# How to activate Google Earth



## NoelTTS (Mar 26, 2015)

OK, so I have MMI activated and myAudi Connect all set up and working.

I have been able to send a destination to the car from Google maps.

The car is connected via WiFi outside the house and 4G SIM elsewhere, both working fine.

But in the Map Content menu the Google Earth option is greyed out and not available.

Any ideas on what I need to do?

Thanks


----------



## Samoa (Apr 4, 2014)

Looking at picking mine up in a couple of weeks... so will watch this thread with interest - if your dealers close, can they not also help?

Sent from my iPad using Tapatalk


----------



## sherry13 (Oct 8, 2013)

This has happened in mine a few times. Normally i have it on google earth and then a few times, it's greyed out like something from Windows 95. The remedy is similar. Switch the car off and on again. It worked (twice) for me. Also try removing the sim and putting back in again if that doesn't work. It's likely just a glitch. Keep us posted! I cannot tire of how amazing Google Earth looks on that display.

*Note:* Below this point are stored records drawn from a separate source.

template <int MODE, bool RING = false>
__device__ __forceinline__ uint32_t logic_A(const LParams& P, const Tables<false>& tb, const uint32_t g, const float4 qa, const float4 qb, NewRay& nr,
                                            PathCounters& cnt, const bool trace_all)
{
    const DevScene& sc = P.sc;
    const Pool& pl = P.pool;
    constexpr bool TRI_CC = MODE != 1;
    const float4 la = gld(&pl.la[g]);
    const uint4 idv = load_path_id<RING, !TRI_CC>(P, g);
    const float4 cc = gld(&pl.cc[g]);
    const uint32_t st = __float_as_uint(la.w);
    const uint32_t stage = (st >> 8) & 15u;
    const uint32_t vtri_old = TRI_CC ? ((st & 0xfffu) == ((uint32_t)ST_HIT << 8) ? 0u : __float_as_uint(cc.w)) : idv.w;
    const float4 vn = gld(&sc.tri_nm[vtri_old]);
    const float res_t = qa.w;
    const int res_tri = __float_as_int(qb.w);
    const float4 gq_hit = gld(&sc.tri_nm[res_tri >= 0 ? res_tri : 0]);
    const uint32_t mat_old = min(TNM_MAT(__float_as_uint(vn.w)), P.n_mats - 1u);
    const uint32_t mat_cur = stage == ST_HIT ? TNM_MAT(__float_as_uint(gq_hit.w)) : mat_old;
    uint32_t tnm_cur = stage == ST_HIT ? __float_as_uint(gq_hit.w) : __float_as_uint(vn.w);
    float4 m0_cur = mat_row(tb, mat_cur, 0);
    const uint32_t n_nee = (uint32_t)(sc.n_lights * P.lsn);
    const uint32_t q_next = stage == ST_SHADOW ? (st >> 16) + 1 : 0u;
    uint4 lg_next = make_uint4(0u, 1u, 0u, 0u);
    if (n_nee > 0) {
        if (sc.n_lights == 1) {
            const crt_u4v_ l0_ = *(const __attribute__((address_space(4))) crt_u4v_*)tb.lights;
            lg_next = make_uint4(l0_.x, l0_.y, l0_.z, l0_.w);
        } else lg_next = gld(&tb.lights[fast_div(q_next < n_nee ? q_next : 0u, P.lsn_div.m, P.lsn_div.sh)]);
    }
    Lane s;
    s.depth = st & 255u; s.q = st >> 16; s.stage = stage;
    s.Ld = f3(la.x, la.y, la.z);
    s.nrm = f3(vn.x, vn.y, vn.z); s.mat = TNM_MAT(__float_as_uint(vn.w));
    s.pixel_index = idv.x; s.k = idv.y; s.item = idv.z;
    s.ro = f3(qa.x, qa.y, qa.z); s.tl = 0.0f;
    s.rd = f3(qb.x, qb.y, qb.z);
    s.pos = s.ro; s.vtri = vtri_old; s.c = f3(0.0f, 0.0f, 0.0f); s.kind = RAY_NONE;
    bool do_enter = false;
    if (stage == ST_SHADOW) {
        const bool blocked = TRI_CC ? shadow_blocked_bit((st & ST_TL_INF) != 0u, res_tri) : shadow_blocked<MODE>(cc.w, res_t, res_tri);
        if (!blocked) s.Ld = add3(s.Ld, f3(cc.x, cc.y, cc.z));
        s.q++;
    } else if (stage == ST_HIT) {
        const F3 pos = add3(s.ro, scalel3(res_t, s.rd));
        do_enter = true;
        if (s.depth > 0) {
            const size_t pr = (size_t)(s.depth - 1) * pl.n + g;
            const F3 pn = s.nrm;
            const float cos_prev = cos_to_next(s.ro, pos, pn);
            gst_rec(&pl.rec_c[pr], cos_prev);
            if (TNM_SPECULAR(__float_as_uint(vn.w))) {
                const float ns = mat_row(tb, s.mat, 0).w;
                const float4 pb = gld_rec(&pl.rec_b[pr]);
                const F3 refd = probe_dir(P.seed, s.pixel_index, s.k, s.depth - 1, ns, f3(pb.x, pb.y, pb.z), pn);
                gst_rec(&pl.rec_b[(size_t)s.depth * pl.n + g], make_float4(s.rd.x, s.rd.y, s.rd.z, 0.0f));
                gst(&pl.vx[g], make_float4(pos.x, pos.y, pos.z, __int_as_float(res_tri)));
                gst(&pl.la[g], make_float4(s.Ld.x, s.Ld.y, s.Ld.z, __uint_as_float(s.depth | ((uint32_t)ST_PROBE << 8) | (s.q << 16))));
                nr.o = s.ro; nr.d = unit3(refd);  nr.tl = 0.0f; nr.kind = RAY_CLOSEST; nr.flags = RF_PROBE;
                return PH3_NONE;
            }
        }
        s.pos = pos; s.vtri = (uint32_t)res_tri;
    } else {
        const float4 vx = gld(&pl.vx[g]);
        s.pos = f3(vx.x, vx.y, vx.z); s.vtri = __float_as_uint(vx.w);
        if (res_tri >= 0) {
            const int hmat = gld(&sc.tri_mat[res_tri]);
            const float4 h1 = mat_row(tb, hmat, 1);
            if (__float_as_uint(h1.w) & 1u) {
                const float4 h2 = mat_row(tb, hmat, 2);
                const size_t pr = (size_t)(s.depth - 1) * pl.n + g;
                const F3 pn = s.nrm;
                const float4 pm0 = mat_row(tb, s.mat, 0), pm1 = mat_row(tb, s.mat, 1);
                const F3 temp = probe_term(pn, f3(pm1.x, pm1.y, pm1.z), f3(h2.x, h2.y, h2.z), s.ro, s.rd, res_t, pm0.w);
                float4 a = gld_rec(&pl.rec_a[pr]);
                a.x = a.x + temp.x; a.y = a.y + temp.y; a.z = a.z + temp.z;
                gst_rec(&pl.rec_a[pr], a);
            }
        }
        const float4 pb = gld_rec(&pl.rec_b[(size_t)s.depth * pl.n + g]);
        s.rd = f3(pb.x, pb.y, pb.z);
        do_enter = true;
    }
    if (do_enter) {
        float4 gq = gq_hit;
        if (stage == ST_PROBE) {
            gq = gld(&sc.tri_nm[s.vtri]);
            m0_cur = mat_row(tb, TNM_MAT(__float_as_uint(gq.w)), 0); tnm_cur = __float_as_uint(gq.w);
        }
        s.nrm = f3(gq.x, gq.y, gq.z);
        s.mat = TNM_MAT(__float_as_uint(gq.w));
        if (TNM_SPECULAR(tnm_cur)) gst_rec(&pl.rec_b[(size_t)s.depth * pl.n + g], make_float4(s.rd.x, s.rd.y, s.rd.z, 0.0f));
        if (!TRI_CC) store_path_tri(P, g, s.vtri);
        if (TNM_EMITTER(tnm_cur)) {
            gst(&pl.la[g], make_float4(TRI_CC ? __uint_as_float(s.vtri) : 0.0f, 0.0f, 0.0f, __uint_as_float(s.depth | ((uint32_t)ST_FIN << 8) | (1u << 16))));
            return PH3_LC;
        }
        s.Ld = f3(0.0f, 0.0f, 0.0f);
        s.q = 0;
        if (n_nee == 0) {
            gst(&pl.la[g], make_float4(0.0f, 0.0f, 0.0f, __uint_as_float(s.depth | ((uint32_t)ST_NEED << 8))));
            if (TRI_CC) gst(&pl.cc[g].w, __uint_as_float(s.vtri));
            nr.o = s.pos;
            return PH3_LB;
        }
    }
    constexpr int LA_LOOP_MIN = 16;
    const float4 m0 = m0_cur;
    bool skip;
    for (bool first = true;; first = false) {
        if (first) setup_shadow_lg(P, s, f3(m0.x, m0.y, m0.z), lg_next);
        else setup_shadow(P, tb, s, f3(m0.x, m0.y, m0.z));
        skip = MODE != 1 && !trace_all && (s.c.x == 0.0f && s.c.y == 0.0f && s.c.z == 0.0f);
        if (!skip) break;
        cnt.untraced++;
        if (__popcll(__builtin_amdgcn_ballot_w64(true)) < LA_LOOP_MIN) break;
        cnt.rays++; cnt.shadow++;
        s.q++;
        if (s.q == n_nee) {
            gst(&pl.la[g], make_float4(s.Ld.x, s.Ld.y, s.Ld.z, __uint_as_float(s.depth | ((uint32_t)ST_NEED << 8))));
            if (TRI_CC) gst(&pl.cc[g].w, __uint_as_float(s.vtri));
            nr.o = s.pos;
            return PH3_LB;
        }
    }
    gst(&pl.la[g], make_float4(s.Ld.x, s.Ld.y, s.Ld.z, __uint_as_float(s.depth | ((uint32_t)ST_SHADOW << 8) | (s.q << 16) | ((TRI_CC && s.tl == pinf()) ? ST_TL_INF : 0u))));
    gst(&pl.cc[g], make_float4(s.c.x, s.c.y, s.c.z, TRI_CC ? __uint_as_float(s.vtri) : s.tl));
    nr.o = s.ro; nr.d = s.rd; nr.tl = s.tl; nr.kind = RAY_SHADOW;
    nr.flags = RF_SHADOW | (s.q + 1 == n_nee ? RF_LAST : 0u) | (skip ? RF_SKIP : 0u);
    return PH3_NONE;
}
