# josl/kmerjs

Measured on AMD Instinct MI355X. Metric: k-mers/sec + distinct-kmers/sec, k=16 150bp synthetic FASTQ, 1/2/4/8 GPU, higher is better.
Workload: dtype u8; 1 GPU; C2: 10000000 synthetic 150bp reads per GPU, k=16, prefix 'ATGAC'; reads_per_gpu=10000000, mode=ordered (reference Map insertion order), k=16, prefix=ATGAC, bytes_per_gpu=3170000000, pipeline=off (steps in sequence), parallelism=dp1 (one GPU; no collective), backend=none

## Files before the change

kmerjs_amd/csrc/kmer_kernels.hip:

```cpp
#include "kmer_device.hpp"

#include <algorithm>
#include <cstring>

namespace kmerhip {

__device__ __forceinline__ uint32_t align4(uint32_t hi, uint32_t lo, uint32_t sel) {
    return __builtin_amdgcn_alignbyte(hi, lo, sel);
}

__device__ __forceinline__ void set_info(unsigned int *err, unsigned int bit) {
    if (!(__hip_atomic_load(err, __ATOMIC_RELAXED, __HIP_MEMORY_SCOPE_AGENT) & bit)) atomicOr(err, bit);
}

__device__ __forceinline__ uint32_t not_nl_bits(uint32_t x) {
    return ((x ^ 0x0A0A0A0Au) + 0x7F7F7F7Fu) & 0x80808080u;
}

__device__ __forceinline__ uint32_t not_nl_bits_xad(uint32_t x, uint32_t k0a, uint32_t k7f) {
    uint32_t r;
    asm("v_xad_u32 %0, %1, %2, %3" : "=v"(r) : "v"(x), "v"(k0a), "s"(k7f));
    return r & 0x80808080u;
}

// ... 41 lines not shown
            if (incmask) return acc;
        } else {
            unsigned long long hit = __ballot(inc || val != 0);
            if (hit) {
                int stop = __ffsll((long long)hit) - 1;
                return __shfl(val, stop);
            }
        }
        top -= 64;
    }
}

struct TileShared {
    uint32_t tpre[TPB + 1];
    uint32_t wsum[TPB / 64];
    int32_t last_thr;
    uint32_t tile;
    uint64_t line_base;
    uint64_t lnl_before;
    uint64_t lnl_tile;
    int32_t lastpos;
    uint32_t nh;
    uint32_t qn;
    uint32_t more;
    uint32_t q[1024];
};

__device__ __forceinline__ uint32_t nl_before_in_thread(const uint8_t *buf, int thr, int q) {
    const uint32_t *lw = (const uint32_t *)(buf + FH + 64 * thr);
    int n = q - 64 * thr;
    uint32_t c = 0;
#pragma unroll 1
    for (int i = 0; i < 16 && n > 0; ++i, n -= 4) {
        uint32_t z = nl_flags(lw[i]);
        if (n < 4) z &= (1u << (8 * n)) - 1u;
        c += __popc(z);
    }
    return c;
}

__device__ __forceinline__ uint32_t lds_word(const uint8_t *buf, int p) {
    const int a = FH + p;
    const uint32_t *w = (const uint32_t *)(buf + (a & ~3));
    return align4(w[1], w[0], (uint32_t)(a & 3));
}


__device__ __forceinline__ uint64_t revcomp_code(uint64_t x, uint32_t k) {
    x = ~x;
    x = ((x >> 2) & 0x3333333333333333ull) | ((x & 0x3333333333333333ull) << 2);
    x = ((x >> 4) & 0x0F0F0F0F0F0F0F0Full) | ((x & 0x0F0F0F0F0F0F0F0Full) << 4);
    x = __builtin_bswap64(x);
    return k >= 32 ? x : (x >> (64 - 2 * k));
}

__device__ __forceinline__ void revcomp_code128(uint64_t hi, uint64_t lo, uint32_t k, uint64_t *rhi, uint64_t *rlo) {
    const uint64_t h = revcomp_code(lo, 32), l = revcomp_code(hi, 32);
    const uint32_t s = 128 - 2 * k;
    *rlo = s ? (l >> s) | (h << (64 - s)) : l;
    *rhi = s ? h >> s : h;
}

__device__ __forceinline__ uint32_t tile_prologue(const uint8_t *data, uint64_t len, int64_t g0, uint8_t *buf,
                                                  TileShared &sh, uint32_t (&w)[17], unsigned int *err) {
    const int tid = threadIdx.x, lane = tid & 63, wid = tid >> 6;
    TileRegs r;
    load_tile(data, len, g0, r);
    if (store_tile(r, buf) & 0x80808080u) atomicOr(err, ERR_NONASCII);
    __syncthreads();

    load_thread_words(buf + FH + 64 * tid, w);
    uint32_t cnt = 0;
    const int64_t gt = g0 + 64 * tid;
    if (gt + 64 <= (int64_t)len) {
#pragma unroll
        for (int i = 0; i < 16; ++i) cnt += __popc(nl_flags(w[i]));
    } else {
#pragma unroll
        for (int i = 0; i < 16; ++i) cnt += __popc(nl_flags_below(w[i], (int64_t)len - (gt + 4 * i)));
    }
    uint32_t incl = cnt;
#pragma unroll
    for (int d = 1; d < 64; d <<= 1) {
        const uint32_t y = __shfl_up(incl, d);
        if (lane >= d) incl += y;
    }
    if (lane == 63) sh.wsum[wid] = incl;
    if (cnt) atomicMax(&sh.last_thr, tid);
    __syncthreads();
    uint32_t woff = 0, total = 0;
#pragma unroll
    for (int i = 0; i < TPB / 64; ++i) {
        woff += i < wid ? sh.wsum[i] : 0;
        total += sh.wsum[i];
    }
    sh.tpre[tid] = woff + incl - cnt;
    if (tid == 0) sh.tpre[TPB] = total;
    if (tid == sh.last_thr) {
        int lastpos = -1;
#pragma unroll 1
        for (int i = 15; i >= 0 && lastpos < 0; --i) {
            const uint32_t z = nl_flags_below(*(const uint32_t *)(buf + FH + 64 * tid + 4 * i),
                                              (int64_t)len - (gt + 4 * i));
            if (z) lastpos = 64 * tid + 4 * i + ((31 - __clz(z)) >> 3);
        }
        sh.lastpos = lastpos;
// ... 620 lines not shown
    uint32_t wpre[TPB / 64], wprev[TPB / 64], tcnt = 0, tlast = 0;
    {
        const uint4 ws = *(const uint4 *)sh.wsum, wm = *(const uint4 *)sh.wmax;
        const uint32_t s[4] = {ws.x, ws.y, ws.z, ws.w}, m[4] = {wm.x, wm.y, wm.z, wm.w};
#pragma unroll
        for (int ww = 0; ww < TPB / 64; ++ww) {
            wpre[ww] = tcnt;
            wprev[ww] = tlast;
            tcnt += (uint32_t)__builtin_amdgcn_readfirstlane((int)s[ww]);
            tlast = max(tlast, (uint32_t)__builtin_amdgcn_readfirstlane((int)m[ww]));
        }
    }
    if (tid == 0) {
        a.tsum[tile].cnt = tcnt;
        a.tsum[tile].lnl = tlast ? a.abs_offset + (uint64_t)(g0 + tlast) : 0;
        sh.tcnt = tcnt;
    }
    for (uint32_t done = 0;;) {
        const uint32_t left = total - done;
        uint2 en = make_uint2(0u, 0u);
        if ((uint32_t)tid < min(left, QE)) en = qe[tid];
        const uint32_t nc = __popc(en.y), incl = wave_incl_sum(nc);
        const uint32_t wtot = readlane32(incl, 63);
        uint32_t *flat = sh.flat[wid & 1];
        for (uint32_t cb = 0; cb < wtot; cb += 64) {
            uint32_t m = en.y, p = incl - nc - cb;
            while (m) {
                const uint32_t bit = __ffs(m) - 1;
                m &= m - 1;
                if (p < 64) flat[p] = (en.x + (bit << 1)) | ((uint32_t)tid << 16);
                ++p;
            }
            if ((uint32_t)lane < min(wtot - cb, 64u)) {
                const uint32_t f = flat[lane], ow = (f >> 13) & 3u;
                uint4 lc = sh.qc[f >> 16];
                const uint32_t wp = ow == 0 ? wpre[0] : ow == 1 ? wpre[1] : ow == 2 ? wpre[2] : wpre[3];
                const uint32_t wl = ow == 0 ? wprev[0] : ow == 1 ? wprev[1] : ow == 2 ? wprev[2] : wprev[3];
                const uint32_t prv = lc.x >> 16;
                lc.x = (lc.x & 0xFFFFu) + wp;
                lc.w = prv ? prv : wl;
                emit_hit<true, WIDE, K, PLEN>(a, buf, sh, tile, f & 0xFFFFu, pb, pw, lc, tcnt);
            }
        }
        if (left <= QE) break;
        __syncthreads();
        done += QE;
        enqueue(done);
        __syncthreads();
    }
    if (total > 64) __syncthreads();
    if (tid == 0) put_tile_hits(a, sh, tile);
}

__device__ __forceinline__ uint64_t resolve_hit(const HitArgs &a, uint64_t pos_lines, const HitRec &r,
                                                uint64_t code_hi, const TileSum &tb, uint64_t *order_out,
                                                uint32_t *lk, bool *lvalid_out, uint64_t *key_hi) {
    const uint32_t t = r.tile;
    const uint32_t strand = (r.qm >> 14) & 1u;
    const bool exotic = (r.qm >> 15) & 1u;
    const bool lvalid = (r.qm >> 16) & 1u;
    const int q = (int)(r.qm & 0x3FFFu);
    const int s0 = strand ? q + (int)a.plen - (int)a.k : q;
    const uint64_t tile_abs = a.abs_offset + (uint64_t)t * TILE;
    const uint64_t li = pos_lines + tb.cnt + r.c_local;
    const uint64_t lstart = lvalid ? tile_abs + r.lstart : tb.lnl;
    const uint64_t sabs = tile_abs + (uint64_t)(int64_t)s0;
    uint64_t rel = sabs - lstart;
    const bool seq = (li & 3) == 1;
    const uint64_t maxrel = (1ull << a.pbits) - 1ull;
    if (rel > maxrel) {
        if (seq) atomicOr(a.err, ERR_LINE_TOO_LONG);
        rel = maxrel;
    }
    if (li >> (63 - a.pbits)) atomicOr(a.err, ERR_LINE_TOO_LONG);
    const uint64_t order = (li << (a.pbits + 1)) | ((uint64_t)strand << a.pbits) | (strand ? maxrel - rel : rel);
    *order_out = order;
    const uint32_t sp = (uint32_t)(s0 + 64);
    *lk = (r.c_local << 17) | (strand << 16) | (strand ? 0xFFFFu - sp : sp);
    *lvalid_out = lvalid;
    uint64_t key = a.invalid_key;
    *key_hi = a.wide ? a.invalid_key : 0;
    if (a.wide) key = 0;
    if (seq) {
        if (a.packed && !exotic) {
            if (a.k > 32) {
                uint64_t h = code_hi, l = r.code;
                if (strand) revcomp_code128(code_hi, r.code, a.k, &h, &l);
                key = l & a.smask;
                *key_hi = h & a.smask_hi;
            } else {
                key = (strand ? revcomp_code(r.code, a.k) : r.code) & a.smask;
            }
        } else {
            append_record(a.recs, a.rec_count, a.rec_cap, a.err, order, (uint64_t)t * TILE + (uint64_t)(int64_t)s0, a.k,
                          strand);
        }
    }
    return key;
}

__device__ __forceinline__ void place_hit(const HitArgs &a, uint64_t slot, bool cross, uint64_t xi, uint64_t key,
                                          uint64_t key_hi, uint64_t order) {
    if (!cross) {
        if (slot >= a.rcap) {
            atomicOr(a.err, ERR_OVF_OVERFLOW);
            return;
        }
        if (a.rkey32) a.rkey32[slot] = (uint32_t)key;
        else a.rkey[slot] = key;
        if (a.wide) a.rkeyh[slot] = key_hi;
        a.rord[slot] = order;
    } else if (xi < a.xcap) {
        a.xord[xi] = order;
        a.xslot[xi] = (uint32_t)slot;
        if (a.wide) {
            a.xkey[xi] = xi;
            a.xkeyl[xi] = key;
            a.xkeyh[xi] = key_hi;
        } else {
            a.xkey[xi] = key;
        }
    } else {
        atomicOr(a.err, ERR_CROSS_OVERFLOW);
    }
}
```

Sent from AutoGuide.com Free App


----------



## NoelTTS (Mar 26, 2015)

sherry13 said:


> This has happened in mine a few times. Normally i have it on google earth and then a few times, it's greyed out like something from Windows 95. The remedy is similar. Switch the car off and on again. It worked (twice) for me. Also try removing the sim and putting back in again if that doesn't work. It's likely just a glitch. Keep us posted! I cannot tire of how amazing Google Earth looks on that display.
> 
> OK I will try the SIM in/out maneuver. The car has been on and off a few times today already with no effect.


----------



## NoelTTS (Mar 26, 2015)

I figured it out:

Need to first select Google in the Map View menu, then it connects to Google Earth and all is revealed. :lol:


----------



## sherry13 (Oct 8, 2013)

Oh...! I thought you had done that bit LOL. Still, all sorted - it's amazing isn't it?!

Sent from AutoGuide.com Free App


----------



## tfsifreak (Nov 5, 2015)

Indeed - another thing is - for Google Street View, once you have got Google Earth, you need the following:

- Car stopped
- Data connection and google Earth working
- Zoom to 30yards
- click the pad once to get the cross
- now zoom lower than 30yards -> boom here is google street view.

See pic ;-)


----------



## NoelTTS (Mar 26, 2015)

Yep, I saw that today too. Cool.


----------



## deeve (Apr 5, 2004)

Still havent got that so must persevere. 
Whenever I zoom below 200metres/yards the display holds it there for a short while then defaults back to 200 metres /yards. Also the google display below 200 looks blocky and foggy as though it cant interpret the image.
Is this normal or a setting somewhere that I have missed :?:


----------



## NoelTTS (Mar 26, 2015)

It works for me.

Make sure that Map Content is set to Google Earth, and that you are connected to the net somehow. It is also possible that you are zooming in on a place where Google Streetview has not yet recorded. Or your connection might be too slow.


----------



## Pugliese (Aug 4, 2010)

deeve said:


> Still havent got that so must persevere.
> Whenever I zoom below 200metres/yards the display holds it there for a short while then defaults back to 200 metres /yards. Also the google display below 200 looks blocky and foggy as though it cant interpret the image.
> Is this normal or a setting somewhere that I have missed :?:


What is your signal strength like and in Map settings the following works for me



















As you can see from the pics that the signal strength at two bars is not that strong in my area but it is LTE (4G) and street view comes up very quickly - so if you have similar signal or stronger, that is not your problem


----------



## deeve (Apr 5, 2004)

Tried this a dozen times and still cant get Streetview and a lot of the google maps just looks like fog.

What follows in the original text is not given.